Click on the canvas to make draggable dots; quadratic splines will be interpolated.

This is a simulation of a device from an alternate history: one in which ephemeral vector displays like the TX-2, the Vectrex, the Tempest video game cabinet, and so on, had been the display device of choice in the 8-bit 1980s — instead of the low-resolution raster displays that actually were the display devices of choice in our universe.

Vector displays, like the laser-show displays still in use today, drive the electron beam from a couple of DACs, one for X and one for Y, drawing a dot. In the earliest machines, these DACs were driven from a couple of machine registers updated by the CPU, but that meant that the CPU could easily spend most of its time updating the screen. So shortly, as documented in Sutherland’s famous “Wheel of Reincarnation” paper, a line generator was hooked up to these registers; each cycle, it would increment the X and Y registers by a given amount, thus drawing a straight line across the display for potentially many cycles, relieving the CPU from the inner loop. Over time these became more powerful and complex, but the primitive remained a line.

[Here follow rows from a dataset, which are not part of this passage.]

#define G2P_STG_OFF G2_BUF
#define G2P_TAIL G2_LN_OFF
#define G2P_LDS_BYTES (G2_LN_OFF + 4096)
template <int EPI, bool F16, int FLAGS>
__global__ void __launch_bounds__(G2_THREADS, 2) k_gemm256p(GemmArgs g) {
    constexpr bool LN_IN = (FLAGS & G2F_LN) != 0 && EPI != CPX_EPI_RESID_BF16;
    constexpr bool STATS = (FLAGS & G2F_STATS) != 0 && EPI == CPX_EPI_RESID_BF16;
    extern __shared__ __attribute__((aligned(16))) char smem[];
    const int wave = __builtin_amdgcn_readfirstlane((int)threadIdx.x >> 6);
    const int wm = wave >> 2, wn = wave & 3;
    const int K = g.K, nk = K / 64, nblk = g.n_blocks, tiles_m = g.n_blocks / g.tiles_n;
    auto coords = [&](int v, int &m0_, int &n0_, int &tn_) {
        const int nxcd = 8, q = nblk / nxcd, r = nblk % nxcd, x = v % nxcd;
        int bid = (x < r ? x * (q + 1) : r * (q + 1) + (x - r) * q) + v / nxcd;
        int tile_m, tile_n;
        if (EPI == CPX_EPI_QKV_BF16 && g.l2_block == 3) {
            const int x = v & 7, slot = (v >> 3) & 31, i = v >> 8, rx = tiles_m >> 3, full = rx >> 4;
            int rg, cg;
            if (i < 6 * full) {
                const int rnd = i / 6, j = i - rnd * 6;
                rg = 2 * rnd + (j < 4 ? j >> 1 : j - 4); cg = j < 4 ? j & 1 : 2;
            } else {
                const int j = i - 6 * full;
                rg = 2 * full; cg = j < 2 ? j : 2;
            }
            tile_m = x * rx + rg * 8 + (slot >> 2);
            tile_n = cg * 4 + (slot & 3);
        } else if (g.l2_block && (tiles_m & 7) == 0 && (g.tiles_n & 3) == 0) {
            const int grp = bid >> 5, w_ = bid & 31, cgn = g.tiles_n >> 2, rgn = tiles_m >> 3;
            const int rg = g.l2_block == 2 ? grp % rgn : grp / cgn, cg = g.l2_block == 2 ? grp / rgn : grp - rg * cgn;
            tile_m = rg * 8 + (w_ >> 2);
            tile_n = cg * 4 + (w_ & 3);
        } else {
            tile_m = bid / g.tiles_n;
            tile_n = bid - tile_m * g.tiles_n;
        }
        if (g.rev_m) tile_m = tiles_m - 1 - tile_m;
        m0_ = tile_m * 256; n0_ = tile_n * 256; tn_ = tile_n;
    };
    char *sdst = smem + wave * 1024;
    const __amdgpu_buffer_rsrc_t rsrcX = __builtin_amdgcn_make_buffer_rsrc((void *)g.A, 0, 0x7FFFFFFF, 0x00020000);
    const __amdgpu_buffer_rsrc_t rsrcW = __builtin_amdgcn_make_buffer_rsrc((void *)g.W, 0, 0x7FFFFFFF, 0x00020000);
    const unsigned k64b = (unsigned)K * 128u, k128b = (unsigned)K * 256u;
    auto stage_at = [&](unsigned voff, unsigned sX, unsigned sW, int which, int t) {
        const unsigned so = (which < 2 ? sX : sW) + (which & 1) * k128b + (unsigned)t * 128u;
        char *d = sdst + (t & 1) * G2_BUF + which * G2_HALF;
        if (which < 2) {
            __builtin_amdgcn_raw_ptr_buffer_load_lds(rsrcX, (__attribute__((address_space(3))) void *)d, 16, voff, so, 0, 0);
            __builtin_amdgcn_raw_ptr_buffer_load_lds(rsrcX, (__attribute__((address_space(3))) void *)(d + 8192), 16, voff, so + k64b, 0, 0);
        } else {
            __builtin_amdgcn_raw_ptr_buffer_load_lds(rsrcW, (__attribute__((address_space(3))) void *)d, 16, voff, so, 0, 0);
            __builtin_amdgcn_raw_ptr_buffer_load_lds(rsrcW, (__attribute__((address_space(3))) void *)(d + 8192), 16, voff, so + k64b, 0, 0);
        }
    };
    const unsigned lds0 = (unsigned)(size_t)(__attribute__((address_space(3))) char *)smem;
    int v = blockIdx.x, m0, n0, tile_n;
    coords(v, m0, n0, tile_n);
    bool prefetched = false;
    for (;;) {
        const int vn = v + (int)gridDim.x;
        const bool has_next = vn < nblk;
        int m0n = 0, n0n = 0, tile_nn = 0;
        if (has_next) coords(vn, m0n, n0n, tile_nn);
        int tid = threadIdx.x;
        asm volatile("" : "+v"(tid));
        const int lane = tid & 63, fr = lane & 15, fq = lane >> 4, c16 = tid & 31;
        const int srow = tid >> 3, kc = (tid & 7) ^ (srow & 7);
        unsigned xb[2][2], wb[2][2];
#pragma unroll
        for (int ks = 0; ks < 2; ++ks) {
            const unsigned sw = (unsigned)(((ks * 4 + fq) ^ (fr & 7)) << 4);
            xb[0][ks] = lds0 + (wm * 64 + fr) * 128 + sw;
            wb[0][ks] = lds0 + (wn * 32 + fr) * 128 + sw;
            xb[1][ks] = xb[0][ks] + G2_BUF;
            wb[1][ks] = wb[0][ks] + G2_BUF;
        }
        const unsigned voff = ((unsigned)srow * (unsigned)K + (unsigned)kc * 8u) * 2u;
        const unsigned sX = (unsigned)m0 * (unsigned)K * 2u, sW = (unsigned)n0 * (unsigned)K * 2u;
        auto stage = [&](int which, int t) { stage_at(voff, sX, sW, which, t); };
        float4 st_a = make_float4(0.f, 0.f, 0.f, 0.f), st_b = st_a;
        float bias_v = 0.f, csum_v = 0.f;
        if (tid < 256) {
            if (LN_IN) {
                st_a = *reinterpret_cast<const float4 *>(g.ln_stats + (size_t)(m0 + tid) * 8);
                st_b = *reinterpret_cast<const float4 *>(g.ln_stats + (size_t)(m0 + tid) * 8 + 4);
            }
        } else {
            if (g.bias) bias_v = g.bias[n0 + tid - 256];
            if (LN_IN) csum_v = g.ln_colsum[n0 + tid - 256];
        }
        auto park_tile_vectors = [&]() {
            if (tid < 256) {
                if (LN_IN) {
                    const float inv_k = 1.0f / K;
                    const float sum = (st_a.x + st_a.z) + (st_b.x + st_b.z), sq = (st_a.y + st_a.w) + (st_b.y + st_b.w);
                    const float mean = sum * inv_k;
                    const float rstd = rsqrtf(fmaxf(sq * inv_k - mean * mean, 0.f) + 1e-6f);
                    *reinterpret_cast<float2 *>(smem + G2P_TAIL + tid * 8) = make_float2(rstd, -mean * rstd);
                }
            } else {
                *reinterpret_cast<float *>(smem + G2P_TAIL + 2048 + (tid - 256) * 4) = bias_v;
                *reinterpret_cast<float *>(smem + G2P_TAIL + 3072 + (tid - 256) * 4) = csum_v;
            }
        };
        constexpr bool BAL = (FLAGS & G2F_BAL) != 0;
        if (prefetched) {
            park_tile_vectors();
            if (nk > 1) { stage(0, 1); stage(3, 1); if constexpr (BAL) stage(2, 1); }
        } else {
            stage(0, 0); stage(2, 0); stage(3, 0); stage(1, 0);
            if (nk > 1) { stage(0, 1); stage(3, 1); if constexpr (BAL) stage(2, 1); }
            park_tile_vectors();
        }
        asm volatile("s_waitcnt lgkmcnt(0)" ::: "memory");
        if constexpr (BAL) asm volatile("s_waitcnt vmcnt(6)" ::: "memory");
        else if (nk > 1) asm volatile("s_waitcnt vmcnt(4)" ::: "memory");
        else asm volatile("s_waitcnt vmcnt(0)" ::: "memory");
        G2_BAR();
        f32x4 acc[2][2][4][2];
        u32x4 fx[4][2], fw[2][2], fw2[2][2];
        if constexpr (BAL) g2_read_w<0>(fw, wb[0][0], wb[0][1]);
        if (wm == 1) G2_BAR();
// ... 61 lines not shown
        if constexpr (BAL) {
            G2_TILE_BAL(0, 0, true, 0, fw, fw2)
            G2_TILE_BAL(1, 1, false, 2, fw2, fw)
            for (int t = 2; t + 2 < nk; t += 2) {
                G2_TILE_BAL(t, 0, false, 2, fw, fw2)
                G2_TILE_BAL(t + 1, 1, false, 2, fw2, fw)
            }
            G2_TILE_BAL(nk - 2, 0, false, 3, fw, fw2)
            G2_TILE_BAL(nk - 1, 1, false, 4, fw2, fw)
        } else {
        G2_TILE_PLAIN(0, 0, true, -1)
        G2_TILE_PLAIN(1, 1, false, -1)
        for (int t = 2; t < nk; t += 2) {
            G2_TILE_PLAIN(t, 0, false, -1)
            G2_TILE_PLAIN(t + 1, 1, false, -1)
        }
        }
#undef G2_TILE_BAL
#undef G2_VM
#undef G2_TILE_PLAIN
        if (wm == 0) G2_BAR();
        __builtin_amdgcn_sched_barrier(0);

        const bool vt_tile = (EPI == CPX_EPI_QKV_BF16) && n0 >= 2048;
        bool next_issued = false;
        const unsigned sXn = (unsigned)m0n * (unsigned)K * 2u, sWn = (unsigned)n0n * (unsigned)K * 2u;
        auto prefetch_next = [&]() {
            stage_at(voff, sXn, sWn, 0, 0); stage_at(voff, sXn, sWn, 2, 0); stage_at(voff, sXn, sWn, 3, 0); stage_at(voff, sXn, sWn, 1, 0);
            next_issued = true;
        };
        if (vt_tile) {
#pragma unroll
            for (int hm = 0; hm < 2; ++hm)
#pragma unroll
                for (int hn = 0; hn < 2; ++hn)
#pragma unroll
                    for (int mb = 0; mb < 4; ++mb)
#pragma unroll
                        for (int nb = 0; nb < 2; ++nb) {
                            const int ml = hm * 128 + wm * 64 + mb * 16 + fr;
                            const int nl = hn * 128 + wn * 32 + nb * 16 + fq * 4;
                            f32x4 vv = acc[hm][hn][mb][nb];
                            const float4 b = *reinterpret_cast<const float4 *>(smem + G2P_TAIL + 2048 + nl * 4);
                            if constexpr (LN_IN) {
                                const float4 cs = *reinterpret_cast<const float4 *>(smem + G2P_TAIL + 3072 + nl * 4);
                                const float2 pr = *reinterpret_cast<const float2 *>(smem + G2P_TAIL + ml * 8);
                                vv[0] = fmaf(vv[0], pr.x, fmaf(pr.y, cs.x, b.x)); vv[1] = fmaf(vv[1], pr.x, fmaf(pr.y, cs.y, b.y));
                                vv[2] = fmaf(vv[2], pr.x, fmaf(pr.y, cs.z, b.z)); vv[3] = fmaf(vv[3], pr.x, fmaf(pr.y, cs.w, b.w));
                            } else {
                                vv[0] += b.x; vv[1] += b.y; vv[2] += b.z; vv[3] += b.w;
                            }
                            const unsigned p01 = pack2<F16>(vv[0], vv[1]), p23 = pack2<F16>(vv[2], vv[3]);
                            *reinterpret_cast<unsigned short *>(smem + (nl + 0) * G2_EPI_LD + ml * 2) = (unsigned short)p01;
                            *reinterpret_cast<unsigned short *>(smem + (nl + 1) * G2_EPI_LD + ml * 2) = (unsigned short)(p01 >> 16);
                            *reinterpret_cast<unsigned short *>(smem + (nl + 2) * G2_EPI_LD + ml * 2) = (unsigned short)p23;
                            *reinterpret_cast<unsigned short *>(smem + (nl + 3) * G2_EPI_LD + ml * 2) = (unsigned short)(p23 >> 16);
                        }
            asm volatile("s_waitcnt lgkmcnt(0)" ::: "memory");
            G2_BAR();
            unsigned short *vT = (unsigned short *)g.aux;
            const size_t s_ = (size_t)(m0 >> 10), t0 = (size_t)(m0 & 1023);
#pragma unroll 4
            for (int it = 0; it < 16; ++it) {
                const int row = it * 16 + (tid >> 5);
                const int c = n0 - 2048 + row;
                uint4 vv = *reinterpret_cast<const uint4 *>(smem + row * G2_EPI_LD + c16 * 16);
                st16<EPI == CPX_EPI_QKV_BF16, EPI == CPX_EPI_QKV_BF16>(vT + ((s_ * 16 + (c >> 6)) * 64 + (c & 63)) * 1024 + t0 + c16 * 8, vv, (g.nt_out & 4) != 0, (g.nt_out & 16) != 0);
            }
            asm volatile("s_waitcnt lgkmcnt(0)" ::: "memory");
            G2_BAR();
        } else if constexpr (EPI != CPX_EPI_RESID_BF16 && (FLAGS & G2F_DIRECT) != 0) {
            if (has_next) prefetch_next();
            const __amdgpu_buffer_rsrc_t rsrcO = __builtin_amdgcn_make_buffer_rsrc((void *)g.out, 0, 0x7FFFFFFF, 0x00020000);
            const unsigned ldb = (unsigned)g.ld_out * 2u;
            const unsigned ovoff = (unsigned)(wm * 64 + fr) * ldb + (unsigned)(wn * 32 + ((fq & 1) << 4) + ((fq >> 1) << 3)) * 2u;
            const unsigned so0 = (unsigned)m0 * ldb + (unsigned)n0 * 2u;
#pragma unroll
            for (int hm = 0; hm < 2; ++hm) {
                float ln_rs[4], ln_nm[4];
                if constexpr (LN_IN) {
#pragma unroll
                    for (int mb = 0; mb < 4; ++mb) {
                        const float2 pr = *reinterpret_cast<const float2 *>(smem + G2P_TAIL + (hm * 128 + wm * 64 + mb * 16 + fr) * 8);
                        ln_rs[mb] = pr.x; ln_nm[mb] = pr.y;
                    }
                }
#pragma unroll
                for (int hn = 0; hn < 2; ++hn) {
                    float4 b[2], cs[2];
#pragma unroll
                    for (int nb = 0; nb < 2; ++nb) {
                        const int nl = hn * 128 + wn * 32 + nb * 16 + fq * 4;
                        b[nb] = *reinterpret_cast<const float4 *>(smem + G2P_TAIL + 2048 + nl * 4);
                        cs[nb] = make_float4(0.f, 0.f, 0.f, 0.f);
// ... 11 lines not shown
                                vv[2] = fmaf(vv[2], rs, fmaf(nm, cs[nb].z, b[nb].z)); vv[3] = fmaf(vv[3], rs, fmaf(nm, cs[nb].w, b[nb].w));
                            } else {
                                vv[0] += b[nb].x; vv[1] += b[nb].y; vv[2] += b[nb].z; vv[3] += b[nb].w;
                            }
                            if constexpr (EPI == CPX_EPI_GELU_BF16) {
#pragma unroll
                                for (int r = 0; r < 4; ++r) vv[r] = gelu_erf(vv[r]);
                            } else if constexpr (EPI == CPX_EPI_RELU_BF16) {
#pragma unroll
                                for (int r = 0; r < 4; ++r) vv[r] = fmaxf(vv[r], 0.f);
                            }
                            pk[nb][0] = pack2<F16>(vv[0], vv[1]);
                            pk[nb][1] = pack2<F16>(vv[2], vv[3]);
                        }
                        const auto r0 = __builtin_amdgcn_permlane16_swap(pk[0][0], pk[1][0], false, false);
                        const auto r1 = __builtin_amdgcn_permlane16_swap(pk[0][1], pk[1][1], false, false);
                        const u32x4 o = {r0[0], r1[0], r0[1], r1[1]};
                        __builtin_amdgcn_raw_buffer_store_b128(o, rsrcO, ovoff, so0 + (unsigned)(hm * 128 + mb * 16) * ldb + (unsigned)hn * 256u, 0);
                    }
                }
            }
            G2_BAR();
        } else {
            if constexpr (EPI != CPX_EPI_RESID_BF16) {
                if (has_next) prefetch_next();
            }
            char *stg = smem + G2P_STG_OFF;
#pragma unroll
            for (int hm = 0; hm < 2; ++hm) {
                uint4 rres[8];
                if constexpr (EPI == CPX_EPI_RESID_BF16) {
#pragma unroll
                    for (int it = 0; it < 8; ++it)
                        rres[it] = *reinterpret_cast<const uint4 *>((const unsigned short *)g.aux +
                                                                    (size_t)(m0 + hm * 128 + it * 16 + (tid >> 5)) * g.ld_out + n0 + c16 * 8);
                }
                float ln_rs[4], ln_nm[4];
                if constexpr (LN_IN) {
#pragma unroll
                    for (int mb = 0; mb < 4; ++mb) {
                        const float2 pr = *reinterpret_cast<const float2 *>(smem + G2P_TAIL + (hm * 128 + wm * 64 + mb * 16 + fr) * 8);
                        ln_rs[mb] = pr.x; ln_nm[mb] = pr.y;
                    }
                }
#pragma unroll
                for (int hn = 0; hn < 2; ++hn)
#pragma unroll
                    for (int nb = 0; nb < 2; ++nb) {
                        const int nl = hn * 128 + wn * 32 + nb * 16 + fq * 4;
                        const float4 b = *reinterpret_cast<const float4 *>(smem + G2P_TAIL + 2048 + nl * 4);
                        float4 cs = make_float4(0.f, 0.f, 0.f, 0.f);
                        if constexpr (LN_IN) cs = *reinterpret_cast<const float4 *>(smem + G2P_TAIL + 3072 + nl * 4);
#pragma unroll
                        for (int mb = 0; mb < 4; ++mb) {
                            const int mlh = wm * 64 + mb * 16 + fr;
                            f32x4 vv = acc[hm][hn][mb][nb];
                            if constexpr (LN_IN) {
                                const float nm = ln_nm[mb], rs = ln_rs[mb];
                                vv[0] = fmaf(vv[0], rs, fmaf(nm, cs.x, b.x)); vv[1] = fmaf(vv[1], rs, fmaf(nm, cs.y, b.y));
                                vv[2] = fmaf(vv[2], rs, fmaf(nm, cs.z, b.z)); vv[3] = fmaf(vv[3], rs, fmaf(nm, cs.w, b.w));
                            } else {
                                vv[0] += b.x; vv[1] += b.y; vv[2] += b.z; vv[3] += b.w;
                            }
                            if constexpr (EPI == CPX_EPI_GELU_BF16) {
#pragma unroll
                                for (int r = 0; r < 4; ++r) vv[r] = gelu_erf(vv[r]);
                            } else if constexpr (EPI == CPX_EPI_RELU_BF16) {
#pragma unroll
                                for (int r = 0; r < 4; ++r) vv[r] = fmaxf(vv[r], 0.f);
                            }
                            uint2 o;
                            o.x = pack2<F16>(vv[0], vv[1]);
                            o.y = pack2<F16>(vv[2], vv[3]);
                            *reinterpret_cast<uint2 *>(stg + mlh * G2_EPI_LD + nl * 2) = o;
                        }
                    }
                asm volatile("s_waitcnt lgkmcnt(0)" ::: "memory");
                G2_BAR();
#pragma unroll
                for (int it = 0; it < 8; ++it) {
                    const int mlh = it * 16 + (tid >> 5);
                    uint4 vv = *reinterpret_cast<const uint4 *>(stg + mlh * G2_EPI_LD + c16 * 16);
                    const int ml = hm * 128 + mlh;
                    const size_t go = (size_t)(m0 + ml) * g.ld_out + n0 + c16 * 8;
                    if constexpr (EPI == CPX_EPI_RESID_BF16) {
                        const uint4 rr = rres[it];
                        unsigned a[4] = {vv.x, vv.y, vv.z, vv.w}, b[4] = {rr.x, rr.y, rr.z, rr.w};
#pragma unroll
                        for (int i = 0; i < 4; ++i) {
                            float lo = from_half<F16>(a[i] & 0xFFFF) + from_half<F16>(b[i] & 0xFFFF);
                            float hi = from_half<F16>(a[i] >> 16) + from_half<F16>(b[i] >> 16);
                            a[i] = pack2<F16>(lo, hi);
                        }
                        vv = make_uint4(a[0], a[1], a[2], a[3]);
                    }
                    st16<EPI == CPX_EPI_QKV_BF16, EPI == CPX_EPI_RESID_BF16 || EPI == CPX_EPI_QKV_BF16>((unsigned short *)g.out + go, vv, (g.nt_out & (n0 < 1024 ? 1 : 2)) != 0,
                                                                                        (g.nt_out & (EPI == CPX_EPI_QKV_BF16 ? 16 : 8)) != 0);
                    if constexpr (STATS) {
                        unsigned a[4] = {vv.x, vv.y, vv.z, vv.w};
                        float sm = 0.f, sq = 0.f;
#pragma unroll
                        for (int i = 0; i < 4; ++i) {
                            const float lo = from_half<F16>(a[i] & 0xFFFF), hi = from_half<F16>(a[i] >> 16);
                            sm += lo + hi; sq += lo * lo + hi * hi;
                        }
                        sm = half_wave_sum(sm); sq = half_wave_sum(sq);
                        if (c16 == 16)
                            *reinterpret_cast<float2 *>(g.stats_out + ((size_t)(m0 + ml) * LN_SLOTS + tile_n) * 2) = make_float2(sm, sq);
                    }
                }
                asm volatile("s_waitcnt lgkmcnt(0)" ::: "memory");
                G2_BAR();
            }
        }
        if (!has_next) break;
        prefetched = next_issued;
        v = vn; m0 = m0n; n0 = n0n; tile_n = tile_nn;
    }
}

But what if the primitive hadn’t been a line? In hardware, it’s easy to hook up an X register to an adder and a clock such that on each clock cycle it is updated to X + ΔX using a ΔX register. It doesn’t slow things down any to add a ΔΔX register that adds an increment to the ΔX register, too, and this allows you to tabulate arbitary quadratic functions. (This, known as the Method of Finite Differences, was the method Babbage’s Difference Engine used to tabulate arbitrary polynomials.) An arbitrary quadratic function in each of X and Y gives you a fair bit of liberty to draw curved lines of smoothly varying intensity on a vector display.

So, this page roughly simulates that very simple hardware, and gives you tools to draw on it with. The current drawing is stored in the URL, which you can bookmark, post publicly, or send to a friend. This probably puts a limit of a few thousand points on the drawing, but the redraw will get unbearably slow long before that.

What does a font look like if you design it this way? So far all of my example fonts look kind of graffiti-like and need about 15 bytes per glyph in the goofy Douglas-Adams-based compressed format I dreamed up for the URL fragment, three times the size of a 5×8 bitmap font glyph. But this is only the beginning of these experiments. Maybe I should make one using a bicubic spline, or one with the knots restricted to lattice points.